Amazon RedShift for MySQL DBA's

What is RedShift

Amazon RedShift is a data analytics database provided as a service by Amazon AWS that is specifically designed for analyzing data using standard SQL. Amazon RedShift was build on top of ParAccel MPP (massively parallel processing) database, RedShift also has roots in PostgreSQL database 8.0, with exception of the storage engine that is very different from PostgreSQL database. RedShift does however support all PostgreSQL clients and drivers. Amazon RedShift is designed to handle petabytes of data, while RedShift Spectrum is designed to handle exabytes of data.

Columnar Data Store

Amazon RedShift unlike any RDBMS does not store data in rows, it stores data in columns that are physical entities, just like in RDBMS the data is presented in table but physically columns are separate entities. Why columns? Simply to reduce io (input output) or reduce disk reads to retrieve the data. Since the user rarely selects all the data from the table (SELECT * FROM table_name) storing data in columns reduces disk access by accessing only the columns from the disk that are in the select statement, for example SELECT  FIRST_NAME, REGION, ORDER_ID will only retrieve those columns from the disk. This columnar store also aids in compression since the data stored in each column is uniform - for example FIRST_NAME only stores first names. Column stores closely resembles an index on a single column in RDBMS.

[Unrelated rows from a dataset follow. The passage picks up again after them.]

template <bool COUNT, int NODES>
__global__ void __launch_bounds__(kTraceBlock) PTR_EXTEND_ATTR k_connect(RenderParams rp, SceneView sc, PathPool pool, uint32_t* spill, uint32_t spillStride,
                                                          uint32_t* workCounter, int kRefillBelow, uint32_t feederChunk) {
    __shared__ uint32_t ldsStack[kLdsStackLevels * kTraceBlock];
    LaneStack stack = laneStack(ldsStack, spill, spillStride, sc);
    TraceCounters cnt{0u, 0u}, cntClosest{0u, 0u};
    uint32_t rays = 0u, raysClosest = 0u, early = 0u;
    const ClampCfg cc = clampCfg(rp);

    SceneMem mem = sceneMem(sc);
    SubLists lists;
    lists.init(pool.connectCount, pool.connectRegion);
    WaveFeeder feeder;
    feeder.init(workCounter, lists.total, shortListChunk(lists.total, (gridDim.x * blockDim.x) >> 6));
    Trav t;
    t.cur = 0u;
    bool active = false;
    uint32_t mySlot = 0u, bits = 0u;
    float4* const recBase = pool.rec[0].org;
    const uint32_t slots = pool.recStride;
    uint32_t myRecAt = 0u;
    while (true) {
        const int nActive = __popcll(__ballot(active));
        const bool idleBits = __ballot(!active && bits != 0u) != 0ull;
        if (nActive < kRefillBelow && (idleBits || !feeder.exhausted)) {
            if (!feeder.exhausted) {
                const uint32_t idx = feeder.take(!active && bits == 0u);
                const uint32_t at = lists.position(idx != WaveFeeder::kNone ? idx : 0u, pool.connectRegion);
                if (idx != WaveFeeder::kNone) {
                    const uint32_t entry = pool.connectList[at];
                    mySlot = entry & ((1u << kConnectMaskShift) - 1u);
                    bits = entry >> kConnectMaskShift;
                }
            }
            if (!active && bits != 0u) {
                const uint32_t rec = static_cast<uint32_t>(__ffs(static_cast<int>(bits))) - 1u;
                bits &= bits - 1u;
                myRecAt = rec * 4u * slots + mySlot;
                const float4 o4 = recBase[myRecAt], d4 = recBase[myRecAt + slots];
                const uint32_t kind = __float_as_uint(d4.w);
                if (kind != 2u) {
                    const bool any = kind != 1u;
                    if (COUNT) { if (any) ++rays; else ++raysClosest; }
                    active = travBegin<NODES>(sc, t, mk3(o4), mk3(d4), kEps, any ? o4.w : INFINITY, any, stack);
                    if (kind == 3u) t.hit.prim = __float_as_uint(recBase[myRecAt + 3u * slots].x);
                    if (!active && kind == 1u) recBase[myRecAt + 2u * slots] = make_float4(0.0f, 0.0f, 0.0f, 0.0f);
                }
            }
            continue;
        }
        if (nActive == 0) break;
        {
            TraceCounters step{0u, 0u};
            const bool more = travVote<COUNT, NODES>(sc, mem, t, active, stack, step);
            if (COUNT) {
                TraceCounters& dst = t.anyHit ? cnt : cntClosest;
                dst.nodes += step.nodes;
                dst.prims += step.prims;
            }
            if (!more) {
                active = false;
                float4* const a = recBase + myRecAt + 2u * slots;
                if (t.anyHit) {
                    if (COUNT) early += anyHitFound(t.hit.prim) ? 1u : 0u;
                    if (anyHitFound(t.hit.prim)) *a = make_float4(0.0f, 0.0f, 0.0f, 0.0f);
                } else {
                    const float4 a4 = *a;
                    const f3 c = rectContribution(rp, sc, cc, t.org, t.dir, t.hit, mk3(a4), a4.w, mk3(recBase[myRecAt + 3u * slots]));
                    *a = mk4(c, 0.0f);
                }
            }
        }
    }
    addTraceCounters<COUNT>(pool.counters, rays, cnt, raysClosest, cntClosest);
    if (COUNT) addCounter(pool.counters, kCntShadowEarlyExit, early);
}
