template <bool DQ, bool FS, bool CL>
static int dispatch_dt(const GemvParams &p, int dtype, int R, int WK, hipStream_t s) {
  switch (dtype) {
    case QZ_DT_F16: launch_vec<DQ, QZ_DT_F16, FS, CL>(p, R, WK, s); return QZ_OK;
    case QZ_DT_BF16:
      if constexpr (!CL) { launch_vec<DQ, QZ_DT_BF16, FS, false>(p, R, WK, s); return QZ_OK; }
      break;
    case QZ_DT_F32:
      if constexpr (!CL) { launch_vec<DQ, QZ_DT_F32, FS, false>(p, R, WK, s); return QZ_OK; }
      break;
  }
// ... 97 lines not shown
      if (!full_steps(K, blocksize, blocksize2, dq, segs[i].block_base)) return QZ_ERR_SHAPE;
      g.seg[i].nw = nw;
      g.seg[i].eps = eps;
    }
  }
  if (!all_vec || total_m > INT32_MAX) {
    for (int i = 0; i < nseg; ++i) {
      const qz_gemv_segment &q = segs[i];
      const int rc = qz_gemv_4bit(q.M, K, x, dtype, q.B, quant_type, blocksize, q.absmax, q.qabsmax, q.absmax2,
                                  q.code2, q.offset, blocksize2, q.block_base, lut, q.bias, q.y, stream);
      if (rc != QZ_OK) return rc;
    }
    return QZ_OK;
  }
  int R, WK;
  choose_geometry((int)total_m, K, dtype, &R, &WK);
  if (nw && gemv_knobs().norm_r && WK == 1) R = gemv_knobs().norm_r;
  const int rows_per_block = R * (4 / WK);
  int blocks = 0;
  for (int i = 0; i < nseg; ++i) {
    set_tables(quant_type & ~QZ_EXACT_CODES, lut, cl, dtype, &g.seg[i]);
    g.start[i] = blocks;
    blocks += (g.seg[i].M + rows_per_block - 1) / rows_per_block;
  }
  for (int i = nseg; i < kMaxSeg; ++i) g.start[i] = blocks;
  g.total = blocks;
  if (nw && blocks > kNormMaxBlocks) return QZ_ERR_SHAPE;
  if (nw && WK != 1 && (long long)blocks * K > kNormSplitMaxValues) return QZ_ERR_SHAPE;
  bool all_fs = true;
  for (int i = 0; i < nseg; ++i) all_fs = all_fs && full_steps(K, blocksize, blocksize2, dq, segs[i].block_base);
  hipStream_t s = (hipStream_t)stream;
  const bool two = two_steps(K, WK, all_fs || nw);
  const size_t lds = nw ? (size_t)K * 2 : 0;
#define QZ_GR1(DQ_, DT_, RR, WW, FS_, CL_, NRM_)                                                            \
  do {                                                                                                    \
    if (FS_ && two && WW == 1)                                                                            \
      hipLaunchKernelGGL((k_gemv_4bit_grouped<DQ_, DT_, RR, WW, FS_, CL_, NRM_, (FS_ && WW == 1)>), dim3(blocks), \
                         dim3(256), lds, s, g);                                                           \
    else hipLaunchKernelGGL((k_gemv_4bit_grouped<DQ_, DT_, RR, WW, FS_, CL_, NRM_, false>), dim3(blocks),      \
                            dim3(256), lds, s, g);                                                        \
  } while (0)
#define QZ_GR_RW(DQ_, DT_, FS_, CL_, NRM_)                                                                  \
  do {                                                                                                    \
    if (R == 4 && WK == 2) QZ_GR1(DQ_, DT_, 4, 2, FS_, CL_, NRM_);                                        \
    else if (R == 4) QZ_GR1(DQ_, DT_, 4, 1, FS_, CL_, NRM_);                                              \
    else if (R == 2) QZ_GR1(DQ_, DT_, 2, 1, FS_, CL_, NRM_);                                              \
    else if (WK == 1) QZ_GR1(DQ_, DT_, 1, 1, FS_, CL_, NRM_);                                             \
    else if (WK == 2) QZ_GR1(DQ_, DT_, 1, 2, FS_, CL_, NRM_);                                             \
    else QZ_GR1(DQ_, DT_, 1, 4, FS_, CL_, NRM_);                                                          \
  } while (0)
#define QZ_GR_DT(DQ_, FS_)                                                                                  \
  do {                                                                                                    \
    if (dtype == QZ_DT_F16) { if (cl) QZ_GR_RW(DQ_, QZ_DT_F16, FS_, true, false); else QZ_GR_RW(DQ_, QZ_DT_F16, FS_, false, false); } \
    else if (dtype == QZ_DT_BF16) QZ_GR_RW(DQ_, QZ_DT_BF16, FS_, false, false);                         \
    else QZ_GR_RW(DQ_, QZ_DT_F32, FS_, false, false);                                                    \
  } while (0)
  if (nw) {
    if (dtype == QZ_DT_F16) {
      if (dq) { if (cl) QZ_GR_RW(true, QZ_DT_F16, true, true, true); else QZ_GR_RW(true, QZ_DT_F16, true, false, true); }
      else { if (cl) QZ_GR_RW(false, QZ_DT_F16, true, true, true); else QZ_GR_RW(false, QZ_DT_F16, true, false, true); }
    } else {
      if (dq) QZ_GR_RW(true, QZ_DT_BF16, true, false, true); else QZ_GR_RW(false, QZ_DT_BF16, true, false, true);
    }
  } else if (all_fs) { if (dq) QZ_GR_DT(true, true); else QZ_GR_DT(false, true); }
  else { if (dq) QZ_GR_DT(true, false); else QZ_GR_DT(false, false); }
#undef QZ_GR_DT
#undef QZ_GR_RW
#undef QZ_GR1
  QZ_LAUNCH_CHECK();
  return QZ_OK;
}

Column store, while very useful for selecting data, is very inefficient for OLTP operations since inserting a single row in a table will have to physically record each item in its own column thus increasing the disk io since each item in the table requires individual io, unlike RDBMS that can record a single transaction in single physical object - table. That is also why adding indexes to RDBMS increases io, the more indexes on RDBMS table the more io it will generate.


One can incorrectly perceive that column store is nothing more than RDBMS with an index on every column, but the real difference is how columnar store maps the data to the storage. In RDBMS indexed data primary key is the rowid that is mapped from the data, in columnar store primary key is the data is mapped from the rowid, hence retrieving all data for a given object is very inefficient in columnar for example to retrieve a single row will require multiple io’s, vs single io in RDBMS to retrieve a single row.

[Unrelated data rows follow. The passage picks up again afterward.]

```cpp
int launch_minsum_diag(const cc_code *code, const MinSumParams &p, const float *d_llr, const uint16_t *d_er,
                       const uint32_t *d_er_off, uint8_t *d_hard, float *d_L, uint16_t *d_iters, int32_t *d_status,
                       size_t B, hipStream_t stream) {
  const DiagEntry *e = diag_entry(code->tab);
  if (!e) return CC_ERR_UNSUPPORTED;
  const bool plain = p.variant == CC_ALG_MS || p.variant == CC_ALG_NMS || p.variant == CC_ALG_OMS || p.variant == CC_ALG_2DNMS;
  const double work = static_cast<double>(B) * code->tab.n * code->tab.k;
  if (two_pass_enabled() && plain && p.stop_rule != CC_STOP_AS_SHIPPED && p.iterations >= 2 && d_er_off == nullptr &&
      d_L == nullptr && work >= 1.5e9)
    return launch_two_pass(code, e, p, d_llr, d_hard, d_iters, d_status, B, stream);
  uint32_t *pool = nullptr;
  CC_HIP_TRY(workspace_alloc(code, reinterpret_cast<void **>(&pool), POOL_WORDS * 4, stream));
  int rc = CC_OK;
  const hipError_t he = hipMemsetAsync(pool, 0, POOL_WORDS * 4, stream);
  if (he != hipSuccess) rc = hip_fail(he, "frame pool");
  MinSumParams q = p;
// ... 8 lines not shown
```

channelcoding_amd/csrc/minsum_diag_impl.hpp:

```cpp
#pragma once
#include <cstdio>
#include <cstdlib>
#include <type_traits>
#include <utility>

#include "cc_internal.hpp"
#include "wave_ops.hpp"


namespace ccamd {
namespace {



template <int... Is, typename F>
__device__ __forceinline__ void static_for_impl(std::integer_sequence<int, Is...>, F &&f) {
  (f(std::integral_constant<int, Is>{}), ...);
}
template <int N, typename F>
__device__ __forceinline__ void static_for(F &&f) {
  static_for_impl(std::make_integer_sequence<int, N>{}, static_cast<F &&>(f));
}
template <int... Gs>
struct PairGaps {
// ... 279 lines not shown
  auto ordinal_frame = [&](unsigned o) -> unsigned long long {
    return static_cast<unsigned long long>(blockIdx.x) * GPW + (o % GPW) + static_cast<unsigned long long>(o / GPW) * ngroups;
  };
  auto take_frame = [&]() -> unsigned long long {
    unsigned o = 0;
    if (lam == 0) o = atomicAdd(&wg_next, 1u);
    o = static_cast<unsigned>(__builtin_amdgcn_ds_bpermute((lane & ~(LPF - 1)) * 4, static_cast<int>(o)));
    return ordinal_frame(o);
  };
  unsigned long long frame, nextf;
  if constexpr (POOL) {
    const unsigned ofr = (blockIdx.x / S) * GPW + wid * FPW + fl;
    if (lam == 0) my_ords = make_uint2(ofr, ofr + Ws * GPW);
    frame = frame_of(ofr);
    nextf = frame_of(ofr + Ws * GPW);
  } else {
    frame = (static_cast<unsigned long long>(blockIdx.x) * 4 + wid) * FPW + fl;
    nextf = frame + ngroups;
  }
  bool active = frame < B;
  unsigned it = 0;
  constexpr bool NEEDQ = (VARIANT == CC_ALG_SCMS1 || VARIANT == CC_ALG_SCMS2);
  constexpr bool QONLY = !SINGLE && ((VARIANT == CC_ALG_SCMS2 && 2 * K * D + 64 > 256) ||
                                     (VARIANT == CC_ALG_SCMS1 && K * D >= 160 && OCC >= 2));
  constexpr bool KEEPQ = (VARIANT == CC_ALG_SCMS2 && !SINGLE) || QONLY;
  float R[(SINGLE || QONLY) ? 1 : K][(SINGLE || QONLY) ? 1 : D];
  float Q[KEEPQ ? K : 1][KEEPQ ? D : 1];
  __shared__ uint2 row_state[QONLY ? 4 * FPW * K : 1];
  uint2 *const my_rows = row_state + (QONLY ? (wid * FPW + fl) * K : 0);
  uint2 rsq = make_uint2(0u, 0u);
  constexpr bool BITS1 = VARIANT == CC_ALG_SCMS1 && !SINGLE && !QONLY;
  constexpr int RPW = 32 / D;
  constexpr int NW = (K + RPW - 1) / RPW;
  uint32_t SW[BITS1 ? NW : 1], ZW[BITS1 ? NW : 1];

  constexpr bool X4 = (LPF * CPL - 1) >= 4 * LPF;
  constexpr int NF = (LPF * CPL - 1) / (4 * LPF);
  auto stage = [&](unsigned long long f) {
    if (f < B) {
      const float *src = llr + f * n;
      if constexpr (X4) {
        const float *v = src + 4 * lam;
        const float *vt = v + (n - 4 * LPF);
        uint32_t m0_save;
        const uint32_t sb = __builtin_amdgcn_readfirstlane(stg_lds);
        static_assert(NF == 1 || NF == 3, "x4 staging is written out for one or three aligned copies");
        if constexpr (NF == 3) {
          asm volatile(
              "s_mov_b32 %0, m0\n\ts_mov_b32 m0, %3\n\ts_nop 0\n\tglobal_load_lds_dwordx4 %1, off\n\t"
              "s_add_u32 m0, %3, %4\n\ts_nop 0\n\tglobal_load_lds_dwordx4 %1, off offset:%7\n\t"
              "s_add_u32 m0, %3, %5\n\ts_nop 0\n\tglobal_load_lds_dwordx4 %1, off offset:%8\n\t"
              "s_add_u32 m0, %3, %6\n\ts_nop 0\n\tglobal_load_lds_dwordx4 %2, off\n\ts_mov_b32 m0, %0"
              : "=&s"(m0_save)
              : "v"(v), "v"(vt), "s"(sb), "n"(1024 - LPF * 16), "n"(2048 - 2 * LPF * 16), "n"(3072), "n"(LPF * 16),
                "n"(2 * LPF * 16)
              : "memory", "scc");
        } else {
          asm volatile(
              "s_mov_b32 %0, m0\n\ts_mov_b32 m0, %3\n\ts_nop 0\n\tglobal_load_lds_dwordx4 %1, off\n\t"
              "s_add_u32 m0, %3, 1024\n\ts_nop 0\n\tglobal_load_lds_dwordx4 %2, off\n\ts_mov_b32 m0, %0"
              : "=&s"(m0_save)
              : "v"(v), "v"(vt), "s"(sb)
              : "memory", "scc");
        }
      } else {
#pragma unroll
        for (int c = 0; c < CPL; ++c) {
          const int j = lam + LPF * c;
          if (j < n) {
            uint32_t m0_save;
            asm volatile("s_mov_b32 %0, m0\n\ts_mov_b32 m0, %2\n\ts_nop 0\n\tglobal_load_lds_dword %1, off\n\ts_mov_b32 m0, %0"
                         : "=&s"(m0_save) : "v"(src + j), "s"(stg_lds + c * 256) : "memory");
          }
        }
      }
    }
  };
  const char *stg_full = stg + fl * LPF * 16 + lam * 4;
  const char *stg_tail = stg + NF * 1024 + fl * LPF * 16 + (lam - n + 4 * LPF) * 4;
  auto staged = [&](int c) -> float {
    if constexpr (X4) {
      if (c < 4 * NF) return *reinterpret_cast<const float *>(stg_full + (c / 4) * 1024 + (c % 4) * 4 * LPF);
      return *reinterpret_cast<const float *>(stg_tail + 4 * LPF * c);
    } else {
      return *reinterpret_cast<const float *>(stg + c * 256 + lane * 4);
    }
  };
  auto setup = [&](unsigned long long f) {
#pragma unroll
    for (int c = 0; c < CPL; ++c) {
      float y = staged(c) + 0.0f;
      if (c == CPL - 1 && lam + LPF * c >= n) y = 0.0f;
      *reinterpret_cast<float2 *>(cy_base + (col0 + LPF * c) * 8) = make_cell(0.0f, y);
    }
    if (er_off != nullptr) {
      for (uint32_t e = er_off[f]; e < er_off[f + 1]; ++e) {
        const int pos = er[e];
        if ((pos & (LPF - 1)) == lam) *reinterpret_cast<float *>(cy_base + (fl * RC + pos) * 8 + y_off) = 0.0f;
      }
    }
    if constexpr (!SINGLE && !QONLY) static_for<K>([&](auto I) { static_for<D>([&](auto Dd) { R[I][Dd] = 0.0f; }); });
    if constexpr (KEEPQ) static_for<K>([&](auto I) { static_for<D>([&](auto Dd) { Q[I][Dd] = 0.0f; }); });
    if constexpr (QONLY)
      for (int r = lam; r < K; r += LPF) my_rows[r] = make_uint2(0u, 0u);
    if constexpr (BITS1) static_for<NW>([&](auto Wd) { SW[Wd] = 0u; ZW[Wd] = 0xFFFFFFFFu; });
  };
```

Columnar store is theoretically a lot slower than RDBMS - it requires multiple io’s to record individual items and it requires multiple io’s to retrieve a single row. i.e. all items for a specific object, but columnar store despite theoretical disadvantages has a practical advantage - one rarely needs to select all items for a specific object, for example in rolodex one usually looks for either an address or phone for a person, that selective retrieval is the main advantage of column store, since its selective operations it can retrieve the data in far fewer io’s than RDBMS.

RedShift Nodes

AWS RedShift has only two categories of nodes:

  • Leader node one per entire cluster, stores metadata, coordinates parallel SQL processing, optimizer, converting SQL to C++ for data nodes to execute, pg_catalog
  • Compute node up to 120 nodes, stores actual data, backup and restore, data loading


Each RedShift cluster has only one Leader node and several compute nodes. The leader node is receiving and parsing queries and the compute nodes actually store data.

The entire SQL interaction either via psql> or drivers is performed though Leader node.  

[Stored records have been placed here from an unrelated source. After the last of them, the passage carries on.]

def load_library() -> ctypes.CDLL:
    global _lib
    if _lib is not None:
        return _lib
    path = library_path()
    if not path.exists():
        raise VpcaError(VPCA_ERR_CUDA, f"{path} not found: build it with `python -c 'import __graft_entry__ as g; "
                        "g.build()'` (there is no CPU fallback)")
    L = ctypes.CDLL(str(path))
    vp, i64, i32 = ctypes.c_void_p, ctypes.c_int64, ctypes.c_int32
    L.vpca_version.restype = ctypes.c_int
    L.vpca_version.argtypes = []
    L.vpca_create.restype = ctypes.c_int
    L.vpca_create.argtypes = [ctypes.POINTER(VpcaConfig), ctypes.POINTER(vp)]
    L.vpca_destroy.restype = ctypes.c_int
    L.vpca_destroy.argtypes = [vp]
    L.vpca_last_error.restype = ctypes.c_char_p
    L.vpca_last_error.argtypes = [vp]
    L.vpca_reset.restype = ctypes.c_int
    L.vpca_reset.argtypes = [vp]
    L.vpca_encode_calls.restype = ctypes.c_int
    L.vpca_encode_calls.argtypes = [vp, vp, vp, i64, vp, i64]
    L.vpca_accumulate_calls.restype = ctypes.c_int
    L.vpca_accumulate_calls.argtypes = [vp, i64, vp, vp, i64]
    L.vpca_accumulate_calls_u16.restype = ctypes.c_int
    L.vpca_accumulate_calls_u16.argtypes = [vp, i64, vp, vp, i64]
    L.vpca_hash_keys.restype = ctypes.c_int
    L.vpca_hash_keys.argtypes = [vp, vp, vp, i64, vp]
    L.vpca_join_rows.restype = ctypes.c_int
    L.vpca_join_rows.argtypes = [vp, i32, i32, i64, vp, vp, vp, vp, i64, ctypes.POINTER(i64), ctypes.POINTER(i64)]
    L.vpca_join_size.restype = ctypes.c_int
    L.vpca_join_size.argtypes = [vp, ctypes.POINTER(i64), ctypes.POINTER(i64)]
    L.vpca_join_fetch.restype = ctypes.c_int
    L.vpca_join_fetch.argtypes = [vp, vp, vp]
    L.vpca_accumulate_joined.restype = ctypes.c_int
    L.vpca_accumulate_joined.argtypes = [vp, i64]
    L.vpca_accumulate_bits.restype = ctypes.c_int
    L.vpca_accumulate_bits.argtypes = [vp, i64, vp, i64, i64]
    L.vpca_accumulate_bed.restype = ctypes.c_int
    L.vpca_accumulate_bed.argtypes = [vp, i64, vp, i64, i64, ctypes.c_int32]
    L.vpca_commit.restype = ctypes.c_int
    L.vpca_commit.argtypes = [vp, i64]
    L.vpca_abort.restype = ctypes.c_int
    L.vpca_abort.argtypes = [vp, i64]
    L.vpca_accumulate_dense.restype = ctypes.c_int
    L.vpca_accumulate_dense.argtypes = [vp, vp, i64, i64, ctypes.c_int]
    L.vpca_gram_device_ptr.restype = ctypes.c_int
    L.vpca_gram_device_ptr.argtypes = [vp, ctypes.POINTER(vp)]
    L.vpca_finalize_gram.restype = ctypes.c_int
    L.vpca_finalize_gram.argtypes = [vp]
    L.vpca_get_gram.restype = ctypes.c_int
    L.vpca_get_gram.argtypes = [vp, vp]
    L.vpca_get_partial_gram.restype = ctypes.c_int
    L.vpca_get_partial_gram.argtypes = [vp, vp, ctypes.POINTER(i64)]
    L.vpca_load_partial_gram.restype = ctypes.c_int
    L.vpca_load_partial_gram.argtypes = [vp, vp, i64]
    L.vpca_variant_count.restype = i64
    L.vpca_variant_count.argtypes = [vp]
    L.vpca_synchronize.restype = ctypes.c_int
    L.vpca_synchronize.argtypes = [vp]
    L.vpca_host_alloc.restype = ctypes.c_int
    L.vpca_host_alloc.argtypes = [ctypes.c_size_t, ctypes.POINTER(vp)]
    L.vpca_host_free.restype = ctypes.c_int
    L.vpca_host_free.argtypes = [vp]
    L.vpca_gram_set_peers_local.restype = ctypes.c_int
    L.vpca_gram_set_peers_local.argtypes = [ctypes.POINTER(vp), i32]
    L.vpca_owner_row_bands.restype = ctypes.c_int
    L.vpca_owner_row_bands.argtypes = [i32, i32, ctypes.POINTER(i32)]
    L.vpca_get_gram_band.restype = ctypes.c_int
    L.vpca_get_gram_band.argtypes = [vp, i32, i32, vp]
    L.vpca_pool_create.restype = ctypes.c_int
    L.vpca_pool_create.argtypes = [ctypes.POINTER(VpcaConfig), i32, ctypes.POINTER(i32), ctypes.POINTER(vp)]
    L.vpca_pool_destroy.restype = ctypes.c_int
    L.vpca_pool_destroy.argtypes = [vp]
    L.vpca_pool_size.restype = i32
    L.vpca_pool_size.argtypes = [vp]
    L.vpca_pool_ctx.restype = vp
    L.vpca_pool_ctx.argtypes = [vp, i64]
    L.vpca_pool_last_error.restype = ctypes.c_char_p
    L.vpca_pool_last_error.argtypes = [vp]
    L.vpca_pool_reset.restype = ctypes.c_int
    L.vpca_pool_reset.argtypes = [vp]
    L.vpca_pool_accumulate_calls.restype = ctypes.c_int
    L.vpca_pool_accumulate_calls.argtypes = [vp, i64, vp, vp, i64]
    L.vpca_pool_accumulate_calls_u16.restype = ctypes.c_int
    L.vpca_pool_accumulate_calls_u16.argtypes = [vp, i64, vp, vp, i64]
    L.vpca_pool_accumulate_bits.restype = ctypes.c_int
    L.vpca_pool_accumulate_bits.argtypes = [vp, i64, vp, i64, i64]
    L.vpca_pool_accumulate_bed.restype = ctypes.c_int
    L.vpca_pool_accumulate_bed.argtypes = [vp, i64, vp, i64, i64, i32]
    L.vpca_pool_commit.restype = ctypes.c_int
    L.vpca_pool_commit.argtypes = [vp, i64]
    L.vpca_pool_abort.restype = ctypes.c_int
    L.vpca_pool_abort.argtypes = [vp, i64]
    L.vpca_pool_reduce_and_finalize.restype = ctypes.c_int
    L.vpca_pool_reduce_and_finalize.argtypes = [vp]
    L.vpca_pool_get_gram.restype = ctypes.c_int
    L.vpca_pool_get_gram.argtypes = [vp, vp]
    L.vpca_pool_compute_pca.restype = ctypes.c_int
    L.vpca_pool_compute_pca.argtypes = [vp, i32, vp, vp, ctypes.POINTER(i32)]
    L.vpca_pool_get_stats.restype = ctypes.c_int
    L.vpca_pool_get_stats.argtypes = [vp, ctypes.POINTER(VpcaStats)]
    L.vpca_debug_tiles.restype = ctypes.c_int
    L.vpca_debug_tiles.argtypes = [i32, i32, i32, vp, i32]
    L.vpca_debug_plan.restype = ctypes.c_int
    L.vpca_debug_plan.argtypes = [vp, i32, i32, i32, vp, i32]
    L.vpca_debug_lanczos_profile.restype = ctypes.c_int
    L.vpca_debug_lanczos_profile.argtypes = [vp, vp, i32]
    L.vpca_debug_rebalance.restype = ctypes.c_int
    L.vpca_debug_rebalance.argtypes = [vp, i32, i32, i32, i32, vp, vp, i32]
    L.vpca_set_gram.restype = ctypes.c_int
    L.vpca_set_gram.argtypes = [vp, vp]
    L.vpca_compute_pca.restype = ctypes.c_int
    L.vpca_compute_pca.argtypes = [vp, i32, vp, vp, ctypes.POINTER(i32)]
    L.vpca_get_centered.restype = ctypes.c_int
    L.vpca_get_centered.argtypes = [vp, vp]
    L.vpca_get_tridiagonal.restype = ctypes.c_int
    L.vpca_get_tridiagonal.argtypes = [vp, vp, vp]
    L.vpca_synth_dense_device.restype = ctypes.c_int
    L.vpca_synth_dense_device.argtypes = [vp, ctypes.c_uint64, i64, i64, ctypes.c_int, vp, i64]
    L.vpca_get_stats.restype = ctypes.c_int
    L.vpca_get_stats.argtypes = [vp, ctypes.POINTER(VpcaStats)]
    L.vpca_accumulate_panels.restype = ctypes.c_int
    L.vpca_accumulate_panels.argtypes = [vp, vp, i64, i64]
    L.vpca_synth_panels_device.restype = ctypes.c_int
    L.vpca_synth_panels_device.argtypes = [vp, ctypes.c_uint64, i64, i64, ctypes.c_int, vp, i64]
    L.vpca_gram_export_ipc.restype = ctypes.c_int
    L.vpca_gram_export_ipc.argtypes = [vp, vp]
    L.vpca_gram_set_peers.restype = ctypes.c_int
    L.vpca_gram_set_peers.argtypes = [vp, vp, i32, i32]
    L.vpca_peer_barrier.restype = ctypes.c_int
    L.vpca_peer_barrier.argtypes = [vp]
    L.vpca_gram_set_peer_mode.restype = ctypes.c_int
    L.vpca_gram_set_peer_mode.argtypes = [vp, ctypes.c_int32]
    L.vpca_gram_gather.restype = ctypes.c_int
    L.vpca_gram_gather.argtypes = [vp]
    L.vpca_debug_gram_profile.restype = ctypes.c_int
    L.vpca_debug_gram_profile.argtypes = [vp, vp, i32]
    L.vpca_create_projecting.restype = ctypes.c_int
    L.vpca_create_projecting.argtypes = [ctypes.POINTER(VpcaConfig), ctypes.POINTER(VpcaProjection), ctypes.POINTER(vp)]
    L.vpca_get_cross_gram.restype = ctypes.c_int
    L.vpca_get_cross_gram.argtypes = [vp, vp]
    L.vpca_project_pca.restype = ctypes.c_int
    L.vpca_project_pca.argtypes = [vp, i32, vp]
    L.vpca_debug_projection_tiles.restype = ctypes.c_int
    L.vpca_debug_projection_tiles.argtypes = [i32, i32, i32, i32, vp, i32]
    L.vpca_pca_loadings_calls.restype = ctypes.c_int
    L.vpca_pca_loadings_calls.argtypes = [vp, i32, vp, vp, i64, vp, vp]
    L.vpca_pca_loadings_bed.restype = ctypes.c_int
    L.vpca_pca_loadings_bed.argtypes = [vp, i32, vp, i64, i64, i32, vp, vp]
    L.vpca_pca_loadings_panels.restype = ctypes.c_int
    L.vpca_pca_loadings_panels.argtypes = [vp, i32, vp, i64, i64, vp, vp]
    L.vpca_pca_model_terms.restype = ctypes.c_int
    L.vpca_pca_model_terms.argtypes = [vp, i32, vp, vp, vp, vp]
    L.vpca_create_scoring.restype = ctypes.c_int
    L.vpca_create_scoring.argtypes = [ctypes.POINTER(VpcaConfig), ctypes.POINTER(VpcaModel), ctypes.POINTER(vp)]
    L.vpca_score_calls.restype = ctypes.c_int
    L.vpca_score_calls.argtypes = [vp, i64, vp, vp, i64, vp]
    L.vpca_score_bed.restype = ctypes.c_int
    L.vpca_score_bed.argtypes = [vp, i64, vp, i64, i64, i32, vp]
    L.vpca_score_panels.restype = ctypes.c_int
    L.vpca_score_panels.argtypes = [vp, vp, i64, i64, vp]
    L.vpca_score_project.restype = ctypes.c_int
    L.vpca_score_project.argtypes = [vp, i32, vp, ctypes.POINTER(i64)]
    _lib = L
    return L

Compute nodes, zone maps,slices, columns and blocks

Slices

AWS RedShift stores and distributes data in slices, slices are virtual compute nodes. Data nodes virtually partitioned in slices depending on the size of the data node there can be 2, 16 or 32 slices, slices are not pinned to CPU’s. The data is stored per slice and slice is essentially a unit of data partitioning. The data is distributed (sharded) on slices, one can think of slices as data shards.  


Zone Maps

Zone maps are in memory metadata min and max values for data blocks, simply put it is a map pointing to the location of the blocks. Adding a Sort Key greatly help zone maps to locate the blocks of data. Sort keys usually based on query pattern but typically are time stamps. Sort Keys and Zone maps are similar to a partition in RDBMS, for example if we have a table with Primary Key (usually a distribution key) and timestamp (Sort Key), this Sort Key will sort the data and in effect update the zone map. When looking for a specific data range Zone Map will point to the exact blocks where the data is located - similar to partitioning by date in MySQL - selecting data in the range will point to the exact partition where the data is located.

Creating Tables - Compression, encoding, distribution and sorting


Creating RedShift tables is simpler than RDBMS - Primary Keys and Foreign Keys are not enforced, no constraints, no triggers, no stored procedures and only two types of optimizations - distribution and sorting. In addition since the table data is stored in individual physical structures - columns, each column can be encoded differently from the rest.  RedShift supports 12 compression encodings types depending on the data type specific encoding can be selected.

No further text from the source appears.